Наконец, настало 26 число июля, в который день назначен был отъезд г. Дурова в Петербург и в который он после обеда действительно в сей день в путь и отправился. Мы проводили его с душевным удовольствием. С нас тогда свалилась равно как гора тяжкая. Немногие только желали ему благополучного путешествия, а все подкомандующие его едва ли в сердцах своих ни желали, чтоб с ним что-нибудь произошло и чтоб он к нам не возвращался. Вот как успел он в короткое время вперить во всех к себе ненависть и недоброжелательство! Что касается до меня, то мы расстались с ним, судя по наружному виду, очень дружелюбно, но в сердцах наших не то происходило. Как человек сей не имел никакой наклонности и расположения к добру, то не сомневался я, что поехал он с злыми затеями и намерениями. Многие черты, примеченные в его деяниях, сие доказывали. Главная цель его езды состояла в получении себе либо еще чина, либо еще каких выгод. Казалось бы, что можно б ему довольным быть тогдашним своим жребием. Человек он был еще не старым, чин имел полковничий и украшенный орденом Владимирским. Деревни имел хотя небольшие, но, находясь многие годы при санктпетербургских запасных магазинах, умел сим местом так воспользоваться, что было у него тысячи или паче десятки тысяч в процентах. Место получил он самое честное, важное сопряженное с достаточным определенным доходом, и казалось, чего бы ему хотеть еще более? Но человек никогда не бывает доволен тем, что имеет и что получил, но отчасу желает множайшего, а до сего не можно было иначе тогда достичь и добиться, как чем-либо в Петербурге расхваставшись. Итак, ожидать надлежало, что он налжет там самую пропасть, оклеветает (sic) всех и со вредом и предосуждением других станет искать мнимого своего счастия, и легко статься могло, что он в том и успеет. Коварство, сокровенная хитрость и притворство была в нем бесконечная. Со всем тем, я как вознамерился, так и сделал, то есть о себе ничего ему при отъезде его не говорил и оставил его в недоумении о истинном своем и прямом намерении, а представил все на произвол судьбе, и чтоб она делала и располагала то со мною, что ей угодно будет.

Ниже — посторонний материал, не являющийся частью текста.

@@ -32,10 +34,17 @@
   return r;
 }
 
-template <int G, typename AT, int TZV = TZ, int NTHR = 256>
+constexpr int halo_gcd(int a, int b) { return b == 0 ? a : halo_gcd(b, a % b); }
+struct HaloBn { const float* tab; int tab_ld; int act; float slope; };
+template <int G, typename AT, int TZV = TZ, int NTHR = 256, bool BN = false>
 struct HaloRegs {
   static constexpr int HZV = TZV + 2, HPOSV = HZV * HY * HX;
   static constexpr int C = 16 * G, VPP = C / 4, N = (HPOSV * VPP + NTHR - 1) / NTHR;
+  static constexpr int NPH = BN ? VPP / halo_gcd(VPP, NTHR) : 1;
+  int tcv[NPH];
+  const float* tl;
+  int out_, act_;
+  float slope_;
   typedef typename std::conditional<G == 1, int, long long>::type OffT;
   typename V4<AT>::type r[N];
   OffT off[N];
@@ -54,6 +63,21 @@
       lds[k] = ((hz * HY + hy) * pitch + hx) * C + cv;
     }
   }
+  __device__ __forceinline__ void init_bn(const HaloBn& bn, float* tlw, int ldx, long long plane, int cin_load, int tid) {
+    act_ = bn.act; slope_ = bn.slope; out_ = 0; tl = tlw;
+    if (tid < VPP) {
+      const int cv = tid * 4, pl = plane ? cv / ldx : 0;
+      float4 sc = make_float4(0.f, 0.f, 0.f, 0.f), sh = sc;
+      if (cv < cin_load) {
+        const float* row = bn.tab + (size_t)pl * 2 * bn.tab_ld + (cv - pl * ldx);
+        sc = *reinterpret_cast<const float4*>(row); sh = *reinterpret_cast<const float4*>(row + bn.tab_ld);
+      }
+      *reinterpret_cast<float4*>(tlw + cv) = sc; *reinterpret_cast<float4*>(tlw + C + cv) = sh;
+    }
+#pragma unroll
+    for (int ph = 0; ph < NPH; ++ph) tcv[ph] = ((tid + NTHR * ph) % VPP) * 4;
+    __syncthreads();
+  }
   __device__ __forceinline__ void load(const AT* __restrict__ x, int ldx, const TileId& t, int D, int H, int W) {
     const int out = (t.z0 == 0 ? 1 : 0) | (t.z0 + TZV == D ? 2 : 0) | (t.y0 == 0 ? 4 : 0) | (t.y0 + TY == H ? 8 : 0) | (t.x0 == 0 ? 16 : 0) | (t.x0 + TX == W ? 32 : 0) | 64;
     const AT* corner = x + ((((long long)t.img * D + t.z0 - 1) * H + t.y0 - 1) * W + t.x0 - 1) * (long long)ldx;
@@ -65,12 +89,25 @@
 #endif
       r[k] = q;
     }
+    if constexpr (BN) out_ = out;
   }
   __device__ __forceinline__ void store(__bf16* Xs, int tid) const {
+    if constexpr (BN) __builtin_assume(act_ != SV_ACT_GELU);
 #pragma unroll
     for (int k = 0; k < N; ++k) {
       const int i = tid + NTHR * k;
-      if (i < HPOSV * VPP) *reinterpret_cast<bf16x4*>(Xs + lds[k]) = to_bf16x4(r[k]);
+      if (i < HPOSV * VPP) {
+        bf16x4 b = to_bf16x4(r[k]);
+        if constexpr (BN) {
+          if ((face[k] & out_) == 0) {
+            const float4 sc = *reinterpret_cast<const float4*>(tl + tcv[k % NPH]), sh = *reinterpret_cast<const float4*>(tl + C + tcv[k % NPH]);
+            b = to_bf16x4(make_float4(bn_act((float)r4(r[k], 0), sc.x, sh.x, act_, slope_), bn_act((float)r4(r[k], 1), sc.y, sh.y, act_, slope_),
+                                      bn_act((float)r4(r[k], 2), sc.z, sh.z, act_, slope_), bn_act((float)r4(r[k], 3), sc.w, sh.w, act_, slope_)));
+          }
+        }
+        *reinterpret_cast<bf16x4*>(Xs + lds[k]) = b;
+      }
+      if constexpr (BN) __builtin_amdgcn_sched_barrier(0);
     }
   }
 };
@@ -84,18 +121,20 @@
   const AT* residual; int ldr;
   double* stats;
   int I, D, H, W, ntiles;
+  HaloBn bn;
 };
 
 template <int G> struct StencilPitch { static constexpr int HXP = G == 1 ? 16 : HX; };
 template <int G> struct StencilBrick { static constexpr int TZV = 8, NTHR = TZV * 64; };
 template <int G> struct StencilBrickF { static constexpr int TZV = 8, NTHR = TZV * 64; };
-template <int G, int NT, typename AT, bool VEC>
-__global__ __launch_bounds__(StencilBrickF<G>::NTHR, 2) void stencil3_fwd_kernel(const StencilArgsT<AT> p) {
+template <int G, int NT, typename AT, bool VEC, bool BN = false>
+__global__ __launch_bounds__(StencilBrickF<G>::NTHR, (BN && G == 1 && NT == 1) ? 4 : 2) void stencil3_fwd_kernel(const StencilArgsT<AT> p) {
   constexpr int C = 16 * G, KTOT = 27 * C, KPAD = (KTOT + 31) / 32 * 32, NSTEP = KPAD / 32, HXP = StencilPitch<G>::HXP;
   constexpr int TZV = StencilBrickF<G>::TZV, NTHR = StencilBrickF<G>::NTHR, NW = NTHR / 64;
   __shared__ __attribute__((aligned(16))) char xc[(TZV + 2) * HY * HXP * C * 2];
   __shared__ __attribute__((aligned(16))) __bf16 Ws[NT * 16 * KPAD];
   __shared__ float red[16 * 16 * 2];
+  __shared__ __attribute__((aligned(16))) float bntab[BN ? 2 * C : 4];
   __bf16* Xs = reinterpret_cast<__bf16*>(xc);
   const int tid = threadIdx.x, lane = tid & 63, wave = tid >> 6;
   const int lr = lane & 15, lg = lane >> 4;
@@ -113,8 +152,9 @@
 #pragma unroll
     for (int j = 0; j < 4; ++j) { const int n = nt * 16 + lg * 4 + j; bias4[nt][j] = (p.bias && n < p.cout) ? p.bias[n] : 0.f; }
 
-  HaloRegs<G, AT, TZV, NTHR> hr;
+  HaloRegs<G, AT, TZV, NTHR, BN> hr;
   hr.init(p.ldx, p.x_plane, p.cin_load, p.H, p.W, tid, HXP);
+  if constexpr (BN) hr.init_bn(p.bn, bntab, p.ldx, p.x_plane, p.cin_load, tid);
   int tile = xcd_first_tile();
   TileId t = tile_of<TZV>(tile < p.ntiles ? tile : 0, p.D, p.H, p.W);
   if (tile < p.ntiles) { hr.load(p.x, p.ldx, t, p.D, p.H, p.W); hr.store(Xs, tid); }
@@ -179,7 +219,7 @@
           for (int j = 0; j < 4; ++j) v[j] = colreal[nt][j] ? acc[mt][nt][j] + bias4[nt][j] : 0.f;
           if (NT == 1 && p.stats) {
 #pragma unroll
-            for (int j = 0; j < 4; ++j) { st1[j] += v[j]; st2[j] += v[j] * v[j]; }
+            for (int j = 0; j < 4; ++j) { st1[j] += v[j]; st2[j] = __fmaf_rn(v[j], v[j], st2[j]); }
           }
           if (p.residual) {
             const float4 rv = ld4f(rrow + (size_t)mt * 2 * p.W * p.ldr);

Таким образом остался я в своем месте дожидаться его возвращения и того, что он сделает в Петербурге. А между тем, при самом отъезде его, не преминул и спросить от него дозволение съездить на несколько дней в свою деревню, и он мне сие, хотя и против хотения, своего и дозволил. Никогда я дозволенною ездою в деревню так обрадовав ни был, как в сей раз, истинно, равно как бы нашел какую находку.
Перед отъездом г. Дурова провел я у него все утро, отдавал ему деньги и говорил с ним о всякой всячине. В последние дни пред отъездом, он так всех канцелярских моих измучил писанием, что они его проклинали. Но он, неудовольствуясь всем тем, и без себя навалил на них множество дел. Но у нас у всех на уме было и половины того не сделать и тем показать, что все признавали приказавия его совсем не нужными.
Но сим дозвольте мне, мой друг, сие письмо к вам кончить и повествование о последующем за сим предоставить письму будущему, а между тем, сказать вам, что я есмь навсегда ваш, и прочая.